- PROBLEM TO WORK ON
Find every line below with the word "wsrc" in it, and copy each one.

Extracted data entries:
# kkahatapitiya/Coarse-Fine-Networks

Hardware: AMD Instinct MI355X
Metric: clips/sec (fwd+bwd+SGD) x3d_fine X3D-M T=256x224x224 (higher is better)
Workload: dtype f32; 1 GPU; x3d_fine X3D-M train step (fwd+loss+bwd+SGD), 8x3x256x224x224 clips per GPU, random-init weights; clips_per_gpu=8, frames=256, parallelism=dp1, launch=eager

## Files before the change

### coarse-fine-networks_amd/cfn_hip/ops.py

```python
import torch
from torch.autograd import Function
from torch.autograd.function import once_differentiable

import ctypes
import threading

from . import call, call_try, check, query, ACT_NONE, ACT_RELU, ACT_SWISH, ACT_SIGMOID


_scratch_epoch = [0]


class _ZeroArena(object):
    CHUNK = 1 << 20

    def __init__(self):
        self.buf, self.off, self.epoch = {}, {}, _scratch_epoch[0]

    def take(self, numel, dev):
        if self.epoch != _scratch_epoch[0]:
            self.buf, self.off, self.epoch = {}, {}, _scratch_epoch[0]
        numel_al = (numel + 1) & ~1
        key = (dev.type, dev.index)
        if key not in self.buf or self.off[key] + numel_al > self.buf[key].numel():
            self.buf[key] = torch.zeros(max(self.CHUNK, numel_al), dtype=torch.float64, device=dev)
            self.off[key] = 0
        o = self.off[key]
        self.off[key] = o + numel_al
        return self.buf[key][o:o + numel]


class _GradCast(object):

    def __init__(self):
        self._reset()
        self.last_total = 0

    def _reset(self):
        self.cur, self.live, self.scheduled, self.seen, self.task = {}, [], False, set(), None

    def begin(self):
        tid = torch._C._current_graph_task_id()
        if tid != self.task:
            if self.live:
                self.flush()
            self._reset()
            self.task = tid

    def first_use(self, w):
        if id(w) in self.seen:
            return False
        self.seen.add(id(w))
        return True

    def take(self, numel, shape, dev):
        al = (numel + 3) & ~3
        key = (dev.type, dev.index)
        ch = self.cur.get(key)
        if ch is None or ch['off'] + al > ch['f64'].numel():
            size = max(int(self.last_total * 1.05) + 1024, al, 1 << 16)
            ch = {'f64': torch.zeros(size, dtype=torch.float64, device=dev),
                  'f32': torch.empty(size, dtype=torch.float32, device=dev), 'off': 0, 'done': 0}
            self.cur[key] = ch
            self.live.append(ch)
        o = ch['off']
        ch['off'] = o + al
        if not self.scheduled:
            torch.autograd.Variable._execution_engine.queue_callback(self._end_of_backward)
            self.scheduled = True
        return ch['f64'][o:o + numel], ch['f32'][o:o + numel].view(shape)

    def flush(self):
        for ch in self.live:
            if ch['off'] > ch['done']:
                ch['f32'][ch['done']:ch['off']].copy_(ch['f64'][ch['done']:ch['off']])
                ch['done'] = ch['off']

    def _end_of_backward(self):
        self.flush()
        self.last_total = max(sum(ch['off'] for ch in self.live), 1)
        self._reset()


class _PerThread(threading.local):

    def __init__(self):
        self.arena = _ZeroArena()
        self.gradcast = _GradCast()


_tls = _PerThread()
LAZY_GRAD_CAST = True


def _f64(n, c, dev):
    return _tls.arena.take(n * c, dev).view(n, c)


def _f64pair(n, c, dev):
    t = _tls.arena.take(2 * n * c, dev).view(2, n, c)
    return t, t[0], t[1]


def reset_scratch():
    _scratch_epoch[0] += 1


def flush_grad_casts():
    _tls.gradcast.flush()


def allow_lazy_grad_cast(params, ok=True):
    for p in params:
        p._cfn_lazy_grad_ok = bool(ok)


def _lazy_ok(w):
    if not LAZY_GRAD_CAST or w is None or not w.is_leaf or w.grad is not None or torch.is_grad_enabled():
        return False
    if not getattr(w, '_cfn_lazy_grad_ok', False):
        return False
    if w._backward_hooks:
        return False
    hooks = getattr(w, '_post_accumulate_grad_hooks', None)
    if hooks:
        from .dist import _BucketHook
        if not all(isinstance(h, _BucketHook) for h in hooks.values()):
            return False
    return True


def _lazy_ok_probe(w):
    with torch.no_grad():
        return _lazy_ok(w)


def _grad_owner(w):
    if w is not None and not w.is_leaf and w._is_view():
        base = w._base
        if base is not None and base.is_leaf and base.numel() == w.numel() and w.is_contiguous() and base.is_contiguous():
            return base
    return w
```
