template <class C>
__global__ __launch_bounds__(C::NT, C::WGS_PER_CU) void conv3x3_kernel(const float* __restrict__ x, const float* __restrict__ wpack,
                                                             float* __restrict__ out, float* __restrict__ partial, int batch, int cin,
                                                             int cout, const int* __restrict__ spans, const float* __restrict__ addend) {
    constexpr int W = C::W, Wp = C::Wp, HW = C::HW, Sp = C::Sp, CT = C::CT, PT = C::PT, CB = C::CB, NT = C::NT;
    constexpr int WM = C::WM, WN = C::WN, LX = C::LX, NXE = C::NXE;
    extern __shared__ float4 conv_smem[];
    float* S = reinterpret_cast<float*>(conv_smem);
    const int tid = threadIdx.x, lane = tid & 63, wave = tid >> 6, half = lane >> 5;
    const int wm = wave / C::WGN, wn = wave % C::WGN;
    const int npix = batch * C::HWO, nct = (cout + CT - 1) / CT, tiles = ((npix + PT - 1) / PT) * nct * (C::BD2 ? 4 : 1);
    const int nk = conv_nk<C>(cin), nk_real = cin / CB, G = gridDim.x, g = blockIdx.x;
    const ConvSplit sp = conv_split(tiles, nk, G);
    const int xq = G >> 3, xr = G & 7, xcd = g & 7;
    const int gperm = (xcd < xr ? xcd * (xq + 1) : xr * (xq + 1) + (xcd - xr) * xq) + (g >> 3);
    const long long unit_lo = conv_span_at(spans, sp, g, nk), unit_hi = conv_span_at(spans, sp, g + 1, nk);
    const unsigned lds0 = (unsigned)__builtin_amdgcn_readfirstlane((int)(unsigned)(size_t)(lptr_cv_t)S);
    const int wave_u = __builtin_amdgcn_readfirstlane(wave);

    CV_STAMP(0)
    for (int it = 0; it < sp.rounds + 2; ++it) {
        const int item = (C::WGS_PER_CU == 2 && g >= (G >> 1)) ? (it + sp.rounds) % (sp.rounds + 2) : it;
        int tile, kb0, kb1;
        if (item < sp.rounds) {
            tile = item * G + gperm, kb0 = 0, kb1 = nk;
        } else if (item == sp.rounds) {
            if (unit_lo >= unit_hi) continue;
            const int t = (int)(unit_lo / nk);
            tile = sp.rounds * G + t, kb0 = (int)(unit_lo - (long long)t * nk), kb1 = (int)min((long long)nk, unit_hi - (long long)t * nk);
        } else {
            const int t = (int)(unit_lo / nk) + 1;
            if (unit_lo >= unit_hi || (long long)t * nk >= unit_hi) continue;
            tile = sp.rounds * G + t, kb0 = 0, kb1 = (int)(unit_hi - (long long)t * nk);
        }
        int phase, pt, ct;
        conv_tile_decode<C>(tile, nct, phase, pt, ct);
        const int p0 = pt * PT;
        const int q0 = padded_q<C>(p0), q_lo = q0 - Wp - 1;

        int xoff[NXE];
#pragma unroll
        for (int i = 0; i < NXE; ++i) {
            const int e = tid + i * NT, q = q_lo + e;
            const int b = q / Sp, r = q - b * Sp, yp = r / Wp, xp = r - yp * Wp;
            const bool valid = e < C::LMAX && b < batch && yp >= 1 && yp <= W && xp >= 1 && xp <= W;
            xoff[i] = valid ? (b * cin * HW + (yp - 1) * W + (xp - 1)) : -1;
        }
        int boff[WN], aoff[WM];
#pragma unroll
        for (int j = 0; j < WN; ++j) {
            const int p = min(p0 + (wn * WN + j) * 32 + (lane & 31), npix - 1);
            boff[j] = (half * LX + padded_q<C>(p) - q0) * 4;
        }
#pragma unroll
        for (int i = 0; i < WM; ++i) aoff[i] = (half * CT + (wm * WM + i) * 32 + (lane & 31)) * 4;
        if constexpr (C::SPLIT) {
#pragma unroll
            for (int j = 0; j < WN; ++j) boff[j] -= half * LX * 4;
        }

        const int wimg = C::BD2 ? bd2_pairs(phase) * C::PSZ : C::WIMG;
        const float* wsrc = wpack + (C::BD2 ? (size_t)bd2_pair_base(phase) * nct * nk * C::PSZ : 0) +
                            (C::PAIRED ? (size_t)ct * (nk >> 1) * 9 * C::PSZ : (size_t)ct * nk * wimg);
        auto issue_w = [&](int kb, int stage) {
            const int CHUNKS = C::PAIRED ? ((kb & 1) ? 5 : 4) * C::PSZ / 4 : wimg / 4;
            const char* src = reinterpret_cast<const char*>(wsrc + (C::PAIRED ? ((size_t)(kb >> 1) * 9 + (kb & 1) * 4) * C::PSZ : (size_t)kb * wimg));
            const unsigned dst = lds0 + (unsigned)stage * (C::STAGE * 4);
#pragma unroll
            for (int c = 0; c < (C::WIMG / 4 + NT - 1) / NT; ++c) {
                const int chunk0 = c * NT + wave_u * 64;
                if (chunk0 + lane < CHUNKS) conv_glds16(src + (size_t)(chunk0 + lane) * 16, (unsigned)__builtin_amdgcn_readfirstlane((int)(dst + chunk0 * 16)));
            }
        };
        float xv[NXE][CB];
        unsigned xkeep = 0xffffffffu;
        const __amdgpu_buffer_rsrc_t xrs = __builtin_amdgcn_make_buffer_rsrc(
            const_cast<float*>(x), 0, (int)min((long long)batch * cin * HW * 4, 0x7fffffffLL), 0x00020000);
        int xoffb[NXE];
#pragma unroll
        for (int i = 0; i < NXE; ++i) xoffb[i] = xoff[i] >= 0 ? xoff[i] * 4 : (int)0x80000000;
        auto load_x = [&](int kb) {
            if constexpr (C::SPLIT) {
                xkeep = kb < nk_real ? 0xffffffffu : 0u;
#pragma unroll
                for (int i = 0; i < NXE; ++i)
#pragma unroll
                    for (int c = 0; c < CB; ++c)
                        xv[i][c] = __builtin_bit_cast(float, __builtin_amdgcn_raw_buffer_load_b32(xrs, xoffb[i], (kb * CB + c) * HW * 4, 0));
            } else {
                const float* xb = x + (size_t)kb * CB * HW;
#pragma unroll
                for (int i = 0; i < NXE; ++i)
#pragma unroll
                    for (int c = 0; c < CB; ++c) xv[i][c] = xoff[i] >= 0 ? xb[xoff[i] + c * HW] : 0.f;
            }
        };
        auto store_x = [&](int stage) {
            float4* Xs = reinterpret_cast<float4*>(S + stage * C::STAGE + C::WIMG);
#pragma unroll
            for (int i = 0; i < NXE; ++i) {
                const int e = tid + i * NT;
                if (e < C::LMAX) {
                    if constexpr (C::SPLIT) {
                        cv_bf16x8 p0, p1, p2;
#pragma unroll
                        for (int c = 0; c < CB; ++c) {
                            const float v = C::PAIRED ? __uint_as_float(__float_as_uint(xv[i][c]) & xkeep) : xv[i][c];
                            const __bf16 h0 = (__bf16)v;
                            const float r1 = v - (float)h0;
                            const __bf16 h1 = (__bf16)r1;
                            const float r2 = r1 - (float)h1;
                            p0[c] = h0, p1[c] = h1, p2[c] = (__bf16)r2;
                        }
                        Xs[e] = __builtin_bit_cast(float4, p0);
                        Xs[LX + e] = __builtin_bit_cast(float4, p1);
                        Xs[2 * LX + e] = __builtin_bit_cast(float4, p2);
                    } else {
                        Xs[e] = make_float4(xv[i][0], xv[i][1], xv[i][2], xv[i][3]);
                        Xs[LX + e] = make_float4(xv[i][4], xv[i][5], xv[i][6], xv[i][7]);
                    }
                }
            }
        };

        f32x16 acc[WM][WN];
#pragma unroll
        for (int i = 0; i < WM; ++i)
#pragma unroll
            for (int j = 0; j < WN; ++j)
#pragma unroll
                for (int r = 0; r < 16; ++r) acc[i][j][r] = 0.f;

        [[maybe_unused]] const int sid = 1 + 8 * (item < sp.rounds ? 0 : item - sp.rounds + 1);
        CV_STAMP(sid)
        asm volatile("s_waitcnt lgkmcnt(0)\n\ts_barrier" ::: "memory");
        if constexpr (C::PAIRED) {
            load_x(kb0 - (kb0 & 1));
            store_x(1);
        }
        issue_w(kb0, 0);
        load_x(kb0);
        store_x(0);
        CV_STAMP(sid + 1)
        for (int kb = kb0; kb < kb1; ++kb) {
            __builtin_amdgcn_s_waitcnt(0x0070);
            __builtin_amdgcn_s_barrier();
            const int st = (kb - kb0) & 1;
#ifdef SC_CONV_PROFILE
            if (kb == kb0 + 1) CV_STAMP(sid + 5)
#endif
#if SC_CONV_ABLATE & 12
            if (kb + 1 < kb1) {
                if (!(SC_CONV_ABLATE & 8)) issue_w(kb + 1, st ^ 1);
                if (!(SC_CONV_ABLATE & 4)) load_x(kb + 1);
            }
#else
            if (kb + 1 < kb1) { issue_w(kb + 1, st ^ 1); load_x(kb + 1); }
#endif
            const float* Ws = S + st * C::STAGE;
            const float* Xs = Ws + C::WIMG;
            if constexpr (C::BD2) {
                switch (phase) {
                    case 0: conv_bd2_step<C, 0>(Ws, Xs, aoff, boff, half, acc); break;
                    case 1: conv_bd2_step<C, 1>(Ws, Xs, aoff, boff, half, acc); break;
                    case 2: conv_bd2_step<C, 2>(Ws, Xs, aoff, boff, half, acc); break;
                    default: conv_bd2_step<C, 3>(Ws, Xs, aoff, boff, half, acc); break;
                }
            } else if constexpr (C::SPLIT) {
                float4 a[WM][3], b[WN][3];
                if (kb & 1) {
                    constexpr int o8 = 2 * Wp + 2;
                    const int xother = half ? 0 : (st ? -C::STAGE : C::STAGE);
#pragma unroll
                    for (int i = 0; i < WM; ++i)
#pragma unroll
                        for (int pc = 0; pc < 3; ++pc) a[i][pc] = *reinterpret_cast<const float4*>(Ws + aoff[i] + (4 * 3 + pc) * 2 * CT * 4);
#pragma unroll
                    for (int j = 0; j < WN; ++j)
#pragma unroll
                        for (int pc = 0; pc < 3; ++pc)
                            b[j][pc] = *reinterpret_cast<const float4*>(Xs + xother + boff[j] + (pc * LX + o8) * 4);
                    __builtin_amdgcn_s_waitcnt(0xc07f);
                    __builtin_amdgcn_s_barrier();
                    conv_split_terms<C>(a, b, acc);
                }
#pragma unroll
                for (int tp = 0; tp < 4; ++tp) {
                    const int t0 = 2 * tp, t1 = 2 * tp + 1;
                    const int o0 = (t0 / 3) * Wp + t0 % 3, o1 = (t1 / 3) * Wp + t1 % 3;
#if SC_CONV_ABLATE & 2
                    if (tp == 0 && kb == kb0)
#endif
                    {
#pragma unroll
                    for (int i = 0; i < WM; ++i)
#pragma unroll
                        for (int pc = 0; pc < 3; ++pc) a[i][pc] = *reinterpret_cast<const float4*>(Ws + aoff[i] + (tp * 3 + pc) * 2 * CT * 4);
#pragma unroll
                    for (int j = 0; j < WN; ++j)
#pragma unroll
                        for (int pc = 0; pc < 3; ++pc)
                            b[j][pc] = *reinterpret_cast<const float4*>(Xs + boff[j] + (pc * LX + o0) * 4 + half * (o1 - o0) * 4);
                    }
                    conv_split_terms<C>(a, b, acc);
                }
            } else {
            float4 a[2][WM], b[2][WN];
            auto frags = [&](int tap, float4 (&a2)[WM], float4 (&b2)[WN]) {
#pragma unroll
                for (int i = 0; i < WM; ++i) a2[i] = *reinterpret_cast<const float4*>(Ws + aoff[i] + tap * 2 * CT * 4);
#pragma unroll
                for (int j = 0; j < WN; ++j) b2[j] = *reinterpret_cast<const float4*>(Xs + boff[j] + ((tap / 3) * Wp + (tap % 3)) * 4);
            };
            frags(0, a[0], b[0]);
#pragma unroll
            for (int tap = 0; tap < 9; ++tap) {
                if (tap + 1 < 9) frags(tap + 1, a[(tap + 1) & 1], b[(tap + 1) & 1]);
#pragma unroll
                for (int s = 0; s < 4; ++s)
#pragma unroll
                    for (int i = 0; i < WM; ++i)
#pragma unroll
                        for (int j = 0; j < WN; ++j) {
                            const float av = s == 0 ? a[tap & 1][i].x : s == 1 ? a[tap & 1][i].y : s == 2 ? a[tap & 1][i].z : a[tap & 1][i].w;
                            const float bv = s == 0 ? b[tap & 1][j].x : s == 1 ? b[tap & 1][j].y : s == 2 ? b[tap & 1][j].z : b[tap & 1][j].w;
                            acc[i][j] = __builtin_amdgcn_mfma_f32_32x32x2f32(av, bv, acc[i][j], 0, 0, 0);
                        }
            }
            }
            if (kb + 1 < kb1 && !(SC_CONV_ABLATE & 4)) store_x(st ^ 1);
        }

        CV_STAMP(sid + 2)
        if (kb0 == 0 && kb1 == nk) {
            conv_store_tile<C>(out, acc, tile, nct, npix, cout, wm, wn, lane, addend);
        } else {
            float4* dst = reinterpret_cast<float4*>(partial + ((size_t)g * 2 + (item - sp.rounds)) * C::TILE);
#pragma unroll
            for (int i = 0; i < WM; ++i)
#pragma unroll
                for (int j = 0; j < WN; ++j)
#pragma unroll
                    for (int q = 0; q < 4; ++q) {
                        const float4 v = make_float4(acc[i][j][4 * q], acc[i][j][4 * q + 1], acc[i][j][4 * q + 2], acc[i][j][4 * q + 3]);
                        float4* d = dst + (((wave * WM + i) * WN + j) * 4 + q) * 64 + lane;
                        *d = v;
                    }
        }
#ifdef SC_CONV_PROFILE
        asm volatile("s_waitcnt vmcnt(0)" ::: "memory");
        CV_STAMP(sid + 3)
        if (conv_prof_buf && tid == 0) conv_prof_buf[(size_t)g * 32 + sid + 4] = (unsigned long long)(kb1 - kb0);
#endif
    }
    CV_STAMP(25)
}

- RESPONSE TO THE TASK
        const float* wsrc = wpack + (C::BD2 ? (size_t)bd2_pair_base(phase) * nct * nk * C::PSZ : 0) +
            const char* src = reinterpret_cast<const char*>(wsrc + (C::PAIRED ? ((size_t)(kb >> 1) * 9 + (kb & 1) * 4) * C::PSZ : (size_t)kb * wimg));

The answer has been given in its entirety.